#### [Instructions for the task]
Read through the listing, and wherever a line holds the word "dtype", return it.

#### [Dataset records]
*** Block opens ***

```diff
+def small96_conv_supported(B, H, W, C0, C1, Co, **kw):
+    a = small96_conv_query_args(B, H, W, C0, C1, Co, **kw)
+    return bool(hip_lib(require_device=False).evc_small96_conv_supported(ctypes.byref(a)))
+
+
+def small96_conv_plan(B, H, W, C0, C1, Co, **kw):
+    out = Small96ConvPlan()
+    a = small96_conv_query_args(B, H, W, C0, C1, Co, **kw)
+    _check(hip_lib(require_device=False).evc_small96_conv_plan_query(ctypes.byref(a), ctypes.byref(out)),
+           "evc_small96_conv_plan_query")
+    return dict(kernel=out.kernel.decode(), variant=out.variant, tile=(out.tile_m, out.tile_n), groups=out.groups,
+                chunks=out.chunks, rounds=out.rounds, stats_runs=out.stats_runs)
+
+
+def small96_conv(src0, w_packed, Co, bias=None, src1=None, coef=None, act_in=ACT_NONE, res=None, out_scale=1.0, in_bound=None,
+                 want_stats=False, out=None, variant=0):
+    L = hip_lib()
+    B, H, W, C0 = src0.shape
+    C1 = 0 if src1 is None else src1.shape[-1]
+    for t, c in ((src0, C0), (src1, C1), (res, Co)):
+        assert t is None or (t.is_contiguous() and t.dtype == torch.float32 and t.shape == (B, H, W, c))
+    if out is None:
+        out = torch.empty((B, H, W, Co), device=src0.device, dtype=torch.float32)
+    assert out.is_contiguous() and out.shape == (B, H, W, Co)
+    ca, cs = coef if coef is not None else (None, None)
+    assert ca is None or (ca.shape == (B, C0 + C1) and cs.shape == (B, C0 + C1) and ca.is_contiguous() and cs.is_contiguous())
+    a = Small96ConvArgs(src0=ptr(src0), src1=ptr(src1), C0=C0, C1=C1, coef_a=ptr(ca), coef_s=ptr(cs), act_in=act_in,
+                        in_bound=_word(in_bound), w_packed=ptr(w_packed), arith=packed_arith(w_packed), bias=ptr(bias),
+                        res=ptr(res), out_scale=float(out_scale), act_out=ACT_NONE, out=ptr(out), B=B, H=H, W=W, Co=Co, KH=3,
+                        KW=3, variant=variant)
+    plan = Small96ConvPlan()
+    _check(L.evc_small96_conv_plan_query(ctypes.byref(a), ctypes.byref(plan)), "evc_small96_conv_plan_query")
+    stats = None
+    if want_stats:
+        stats = torch.empty((B, plan.stats_runs, Co, 2), device=src0.device, dtype=torch.float32)
+        a.stats_out = ptr(stats)
+    _check(L.evc_small96_conv_f32(ctypes.byref(a), stream_ptr()), "evc_small96_conv_f32")
+    if SMALL96_CONV_PROFILE is not None:
+        SMALL96_CONV_PROFILE.append(dict(kernel=plan.kernel.decode(), tile=(plan.tile_m, plan.tile_n), groups=plan.groups,
+                                         shape=(B, H, W, C0 + C1, Co), C1=C1, coef=coef is not None,
+                                         bound=in_bound is not None, res=res is not None, stats=bool(want_stats)))
+    return (out, stats) if want_stats else out
+
+
 def attention_set_option(name, value):
     if hip_lib(require_device=False).evc_attention_set_option(name.encode(), int(value)) != 0:
         raise EvcKernelError(f"unknown attention option {name!r}")
diff --git a/extreme-video-compression-with-prediction-using-pre-trainded-diffusion-models-_amd/scorenet.py b/extreme-video-compression-with-prediction-using-pre-trainded-diffusion-models-_amd/scorenet.py
--- a/extreme-video-compression-with-prediction-using-pre-trainded-diffusion-models-_amd/scorenet.py
+++ b/extreme-video-compression-with-prediction-using-pre-trainded-diffusion-models-_amd/scorenet.py
@@ -226,7 +226,7 @@
             self.demote(demote)
 
     def _conv(self, *a, **kw):
-        return self._conv_routed(*a, **kw) if self.small_conv else L.conv2d_nhwc(*a, invariant=self.batch_invariant, **kw)
+        return self._conv_routed(*a, **kw) if self._routing else L.conv2d_nhwc(*a, invariant=self.batch_invariant, **kw)
 
     def _act(self, t, stats=None):
         return _Act(t, stats, invariant=self.batch_invariant)
@@ -560,6 +560,8 @@
                           in_bound=in_bound)
 
     small_conv = True
+    small96_conv = True
+    _routing = property(lambda self: self.small_conv or self.small96_conv)
 
     def _conv_routed(self, src0, w, Co, KH, KW, src1=None, x2=None, out=None, act_out=L.ACT_NONE, splits=0, **kw):
         plain = not self.batch_invariant and not self.SPADE and self.ARCH == "unetmore"
@@ -567,9 +569,12 @@
         if plain and dense and KH == 3 and KW == 3 and x2 is None and out is None and act_out == L.ACT_NONE and not splits \
                 and L.packed_arith(w) == L.ARITH_F16X3:
             B, H, W, C0 = src0.shape
-            if L.small_conv_supported(B, H, W, C0, 0 if src1 is None else src1.shape[-1], Co, coef=kw.get("coef") is not None,
-                                      act_in=kw.get("act_in", L.ACT_NONE), bound=kw.get("in_bound") is not None):
+            q = dict(coef=kw.get("coef") is not None, act_in=kw.get("act_in", L.ACT_NONE), bound=kw.get("in_bound") is not None)
+            C1 = 0 if src1 is None else src1.shape[-1]
+            if self.small_conv and L.small_conv_supported(B, H, W, C0, C1, Co, **q):
                 return L.small_conv(src0, w, Co, src1=src1, **kw)
+            if self.small96_conv and L.small96_conv_supported(B, H, W, C0, C1, Co, **q):
+                return L.small96_conv(src0, w, Co, src1=src1, **kw)
         return L.conv2d_nhwc(src0, w, Co, KH, KW, src1=src1, x2=x2, out=out, act_out=act_out, splits=splits,
                              invariant=self.batch_invariant, **kw)
 
diff --git a/include/evc_hip.h b/include/evc_hip.h
--- a/include/evc_hip.h
+++ b/include/evc_hip.h
@@ -160,6 +160,27 @@
 int evc_small_conv_plan_query(const evc_small_conv_args* a, evc_small_conv_plan* out);
 int evc_small_conv_f32(const evc_small_conv_args* a, void* stream);
 
+typedef struct {
+    const float* src0; const float* src1; int C0; int C1;
+    const float* coef_a; const float* coef_s; int act_in;
+    const unsigned* in_bound;
+    const float* w_packed; int arith;
+    const float* bias; const float* res;
+    float out_scale; int act_out;
+    float* out; float* stats_out;
+    int B; int H; int W; int Co; int KH; int KW;
+    const float* x2_w_packed;
+    int invariant;
+    int variant;
+} evc_small96_conv_args;
+typedef struct {
+    char kernel[64];
+    int variant, tile_m, tile_n, groups, chunks, rounds, stats_runs;
+} evc_small96_conv_plan;
+int evc_small96_conv_supported(const evc_small96_conv_args* a);
+int evc_small96_conv_plan_query(const evc_small96_conv_args* a, evc_small96_conv_plan* out);
+int evc_small96_conv_f32(const evc_small96_conv_args* a, void* stream);
+
 int evc_attention_f32(const float* q, const float* k, const float* v, int ld_qkv, float* out, int ld_out, int B,
                       int heads, int N, int D, float scale, void* stream);
 long long evc_attention_workspace_bytes(int B, int heads, int N, int D);
```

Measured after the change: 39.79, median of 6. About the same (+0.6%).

*** Block closes ***

#### [Reply to the exercise]
+        assert t is None or (t.is_contiguous() and t.dtype == torch.float32 and t.shape == (B, H, W, c))
+        out = torch.empty((B, H, W, Co), device=src0.device, dtype=torch.float32)
+        stats = torch.empty((B, plan.stats_runs, Co, 2), device=src0.device, dtype=torch.float32)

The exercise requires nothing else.